“Her bitki her bitkiyle karıştırılmamalı” diyen Zünbülcan, şöyle devam etti:
“Bu nedenle satın alınan karışık bitki çaylarının da içeriğine dikkat edilmeli. Bu çaylar uzman bireyler tarafından yapılmalı. Eczane eserleri tercih edilebilir. Bitki çayı çeşitlerini kendimiz bir ortaya toplamamalıyız. Kesinlikle bilinçsiz kullanımdan uzak kalmalıyız, sıhhatle ilgili ziyan görebiliriz.”
‘KÖK BİTKİLER KAYNATILMALI, YAPRAKLAR DEMLENMELİ’

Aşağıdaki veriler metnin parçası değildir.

template <int C0, int C3, int NCLS, int TH, int TW, int NW>
__global__ __launch_bounds__(NW * 64, (DcG<C0, C3, NCLS, TH, TW, NW>::MINB)) void detect_cls_fused_kernel(DclsArgs a) {
  using G = DcG<C0, C3, NCLS, TH, TW, NW>;
  extern __shared__ __attribute__((aligned(16))) h8 sm[];
  const int tid = threadIdx.x, lane = tid & 63, wave = tid >> 6, col = lane & 15, grp = lane >> 4;
  const int NG = gridDim.x, bi = blockIdx.x;
  const int t_begin = int(int64_t(bi) * a.ntiles / NG), t_end = int(int64_t(bi + 1) * a.ntiles / NG);
  if (t_begin >= t_end) return;

  h8 xr[G::NXE];
  auto load_x = [&](int t) {
    int n, y0, x0;
    dc_tile(a, TH, TW, t, n, y0, x0);
#pragma unroll
    for (int k = 0; k < G::NXE; ++k) {
      const int e = tid + k * G::NT, pos = e / G::K0, ch = e - pos * G::K0;
      const int r = pos / G::XW, c = pos - r * G::XW;
      const int iy = y0 - 2 + r, ix = x0 - 2 + c;
      const bool in = pos < G::XR && iy >= 0 && iy < a.H && ix >= 0 && ix < a.W;
      const _Float16* src = in ? a.x + nhwc_off(n, iy, ix, a.H, a.W, a.xcs) + ch * 8 : g_dc_zero;
      xr[k] = *reinterpret_cast<const h8*>(src);
    }
  };
  load_x(t_begin);
  {
    stage_copy_frags(sm, a.pw[0], G::CT3, G::NS1, a.nalloc[0], G::NT);
    stage_copy_frags(sm + G::OW2, a.pw[1], G::CT3, G::NS2, a.nalloc[1], G::NT);
    stage_copy_frags(sm + G::OW3, a.pw[2], G::CTN, G::NS2, a.nalloc[2], G::NT);
    float* d = reinterpret_cast<float*>(sm + G::OD);
    for (int e = tid; e < 9 * C0; e += G::NT) d[e] = a.dw[0][e];
    for (int e = tid; e < 9 * C3; e += G::NT) d[9 * C0 + e] = a.dw[1][e];
    float* bs = reinterpret_cast<float*>(sm + G::OB);
    for (int e = tid; e < G::NB; e += G::NT) {
      float v;
      if (e < G::BP1) v = a.b[0][e];
      else if (e < G::BD2) v = e - G::BP1 < C3 ? a.b[1][e - G::BP1] : 0.f;
      else if (e < G::BP2) v = a.b[2][e - G::BD2];
      else if (e < G::BC) v = e - G::BP2 < C3 ? a.b[3][e - G::BP2] : 0.f;
      else v = e - G::BC < NCLS ? a.b[4][e - G::BC] : 0.f;
      bs[e] = v;
    }
  }
  __syncthreads();

  const float* dwt = reinterpret_cast<const float*>(sm + G::OD);
  const float* bias = reinterpret_cast<const float*>(sm + G::OB);
  h8* P = sm + G::OP;
  h8* Q = sm + G::OQ;
  _Float16* Qh = reinterpret_cast<_Float16*>(Q);
  f4* Qf = reinterpret_cast<f4*>(Q);
  const h8 zero8 = {0, 0, 0, 0, 0, 0, 0, 0};
  uint64_t clk[7] = {0, 0, 0, 0, 0, 0, 0}, tprev = a.diag ? __builtin_amdgcn_s_memtime() : 0;
  auto tick = [&](int k) {
    if (a.diag) {
      const uint64_t tn = __builtin_amdgcn_s_memtime();
      clk[k] += tn - tprev;
      tprev = tn;
    }
  };

  for (int t = t_begin; t < t_end; ++t) {
    int n, y0, x0;
    dc_tile(a, TH, TW, t, n, y0, x0);
#pragma unroll
    for (int k = 0; k < G::NXE; ++k) {
      const int e = tid + k * G::NT, pos = e / G::K0;
      if (pos < G::XR) {
        const h8 v = xr[k];
        Qf[e] = f4{(float)v[0], (float)v[1], (float)v[2], (float)v[3]};
        Qf[G::QX + e] = f4{(float)v[4], (float)v[5], (float)v[6], (float)v[7]};
      }
    }
    tick(0);
    if (t + 1 < t_end) load_x(t + 1);
    stage_barrier();
    tick(1);
    {
      const int ch = tid % G::K0;
      float wk[9][8], bz[8];
      dc_weights(dwt, C0, ch, bias + G::BD1, wk, bz);
      for (int pos = tid / G::K0; pos < G::R1; pos += G::NT / G::K0) {
        const int r = pos / G::RW, c = pos - r * G::RW;
        const int iy = y0 - 1 + r, ix = x0 - 1 + c;
        h8 o = zero8;
        if (iy >= 0 && iy < a.H && ix >= 0 && ix < a.W) o = dc_dw(Qf, G::QX, r * G::XW + c, G::XW, G::K0, ch, iy, a.H, wk, bz);
        P[pos * G::s1 + ch] = o;
      }
    }
    stage_barrier();
    tick(2);
    {
      int pq[G::MF1];
#pragma unroll
      for (int i = 0; i < G::MF1; ++i) pq[i] = min((wave + NW * i) * 16 + col, G::R1 - 1) * G::s1;
      auto bl = [&](int i, int st) -> h8 {
        const int cc = st * 4 + grp;
        return cc < G::K0 ? P[pq[i] + cc] : zero8;
      };
      auto epi = [&](int i, int ct, const f4& acc) {
        const int q = (wave + NW * i) * 16 + col, co0 = ct * 16 + grp * 4;
        if (q >= G::R1 || co0 >= C3) return;
        const int r = q / G::RW, c = q - r * G::RW;
        const int iy = y0 - 1 + r, ix = x0 - 1 + c;
        float v[4];
#pragma unroll
        for (int j = 0; j < 4; ++j) v[j] = silu(acc[j] + bias[G::BP1 + co0 + j]);
        const h4 o = h4_of(v);
        const bool in = iy >= 0 && iy < a.H && ix >= 0 && ix < a.W;
        Qf[(co0 & 4 ? G::QT : 0) + q * G::K3 + (co0 >> 3)] =
            in ? f4{(float)o[0], (float)o[1], (float)o[2], (float)o[3]} : f4{0.f, 0.f, 0.f, 0.f};
      };
      mfma_stage<G::MF1, G::CT3, G::NS1>(sm + lane, bl, epi);
    }
    stage_barrier();
    tick(3);
    if (tid < G::NPG3 * G::K3) {
      const int ch = tid % G::K3;
      float wk[9][8], bz[8];
      dc_weights(dwt + 9 * C0, C3, ch, bias + G::BD2, wk, bz);
      for (int pos = tid / G::K3; pos < G::NC; pos += G::NPG3) {
        const int r = pos / TW, c = pos - r * TW;
        const int iy = y0 + r, ix = x0 + c;
        h8 o = zero8;
        if (iy < a.H && ix < a.W) o = dc_dw(Qf, G::QT, r * G::RW + c, G::RW, G::K3, ch, iy, a.H, wk, bz);
        P[pos * G::s3 + ch] = o;
      }
    }
    stage_barrier();
    tick(4);
    {
      int pq[G::MF2];
#pragma unroll
      for (int i = 0; i < G::MF2; ++i) pq[i] = min((wave + NW * i) * 16 + col, G::NC - 1) * G::s3;
      auto bl = [&](int i, int st) -> h8 {
        const int cc = st * 4 + grp;
        return cc < G::K3 ? P[pq[i] + cc] : zero8;
      };
      auto epi = [&](int i, int ct, const f4& acc) {
        const int q = (wave + NW * i) * 16 + col, co0 = ct * 16 + grp * 4;
        if (q >= G::NC || co0 >= C3) return;
        float v[4];
#pragma unroll
        for (int j = 0; j < 4; ++j) v[j] = silu(acc[j] + bias[G::BP2 + co0 + j]);
        *reinterpret_cast<h4*>(Qh + (q * G::s3) * 8 + co0) = h4_of(v);
      };
      mfma_stage<G::MF2, G::CT3, G::NS2>(sm + G::OW2 + lane, bl, epi);
    }
    stage_barrier();
    tick(5);
    {
      int pq[G::MF2];
#pragma unroll
      for (int i = 0; i < G::MF2; ++i) pq[i] = min((wave + NW * i) * 16 + col, G::NC - 1) * G::s3;
      unsigned long long bk[G::MF2];
#pragma unroll
      for (int i = 0; i < G::MF2; ++i) bk[i] = 0ull;
      auto bl = [&](int i, int st) -> h8 {
        const int cc = st * 4 + grp;
        return cc < G::K3 ? Q[pq[i] + cc] : zero8;
      };
      auto epi = [&](int i, int ct, const f4& acc) {
        const int q = (wave + NW * i) * 16 + col, co0 = ct * 16 + grp * 4;
        if (q >= G::NC) return;
        const int r = q / TW, c = q - r * TW;
        const int iy = y0 + r, ix = x0 + c;
        if (iy >= a.H || ix >= a.W) return;
        float* o = a.pred + (int64_t(n) * (4 + NCLS) + 4 + co0) * a.A + a.a0 + iy * a.W + ix;
        const int nv = min(4, NCLS - co0);
#pragma unroll
        for (int j = 0; j < 4; ++j)
          if (j < nv) {
            const float sc = sigmoidf_(acc[j] + bias[G::BC + co0 + j]);
            o[int64_t(j) * a.A] = sc;
            const unsigned long long key =
                (uint64_t(__float_as_uint(sc)) << 32) | uint64_t(0xFFFFFFFFu - uint32_t(co0 + j));
            bk[i] = key > bk[i] ? key : bk[i];
          }
      };
      mfma_stage<G::MF2, G::CTN, G::NS2>(sm + G::OW3 + lane, bl, epi);
      if (a.best) {
#pragma unroll
        for (int i = 0; i < G::MF2; ++i) {
          unsigned long long k = bk[i];
          const unsigned long long k16 = __shfl_xor(k, 16);
          k = k16 > k ? k16 : k;
          const unsigned long long k32 = __shfl_xor(k, 32);
          k = k32 > k ? k32 : k;
          const int q = (wave + NW * i) * 16 + col;
          const int r = q / TW, c = q - r * TW;
          if (grp == 0 && q < G::NC && y0 + r < a.H && x0 + c < a.W && k)
            atomicMax(a.best + int64_t(n) * a.A + a.a0 + (y0 + r) * a.W + x0 + c, k);
        }
      }
    }
    stage_barrier();
    tick(6);
  }
  if (a.diag && blockIdx.x == 0 && threadIdx.x == 0) {
    const unsigned long long nt = (unsigned long long)(t_end - t_begin);
    printf("detect cls fused diag: %llu tiles, clocks per tile: x->lds %llu, x-issue+barrier %llu, dw1 %llu, pw1 %llu, "
           "dw2 %llu, pw2 %llu, cls %llu\n", nt, (unsigned long long)clk[0] / nt, (unsigned long long)clk[1] / nt,
           (unsigned long long)clk[2] / nt, (unsigned long long)clk[3] / nt, (unsigned long long)clk[4] / nt,
           (unsigned long long)clk[5] / nt, (unsigned long long)clk[6] / nt);
  }
}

Bitki çayının yararını alabilmek için en değerli şeylerden birinin çayı yanlışsız hazırlamak olduğunu aktaran Zünbülcan, “Hazırlarken hem suyunun derecesini gerçek seçmek hem de hazırlama halini bitkinin kök yahut yaprak oluşuna nazaran belirlemek gerekiyor. Zencefil kök olduğu için kaynatılarak tüketilmeli. Şayet adaçayı, ıhlamur üzere yaprak bitki tüketiliyorsa, ılık suda demlenerek tüketilmeli. Bu biçimde yapılırsa, her bitkinin içinde olan etken husus ortaya çıkar. Kök olanlar kaynatılırken, yaprak olanlar demlenmeli. Bitkiler 6-8 dakikadan uzun demlenmemeli” diye konuştu.
‘FAZLA ADAÇAYI BÖBREĞE ZARAR’
Bergama ilçesinden tabiattan şifalı bitkileri toplayıp, satışını yapan İbrahim Özsöz de her bitkinin bir toplama vakti olduğunu, buna dikkat edilmesi gerektiğini söyledi. Özsöz, “Mesala kekik haziran ayından sonra toplanır, aroması yüksektir. Fakat ziyanı da yüksektir. Gebe, guatr, böbrek rahatsızlığı ve yüksek tansiyon rahatsızlığı olanlar doktor kontrolünde tüketmeli. Adaçayı, kayalarda çıkan bir bitkidir. Bademcik ve boğaz ağrılarına yeterli gelir, sakinleştirir. Fazla adaçayı tüketmek böbreklere ziyan verir” dedi.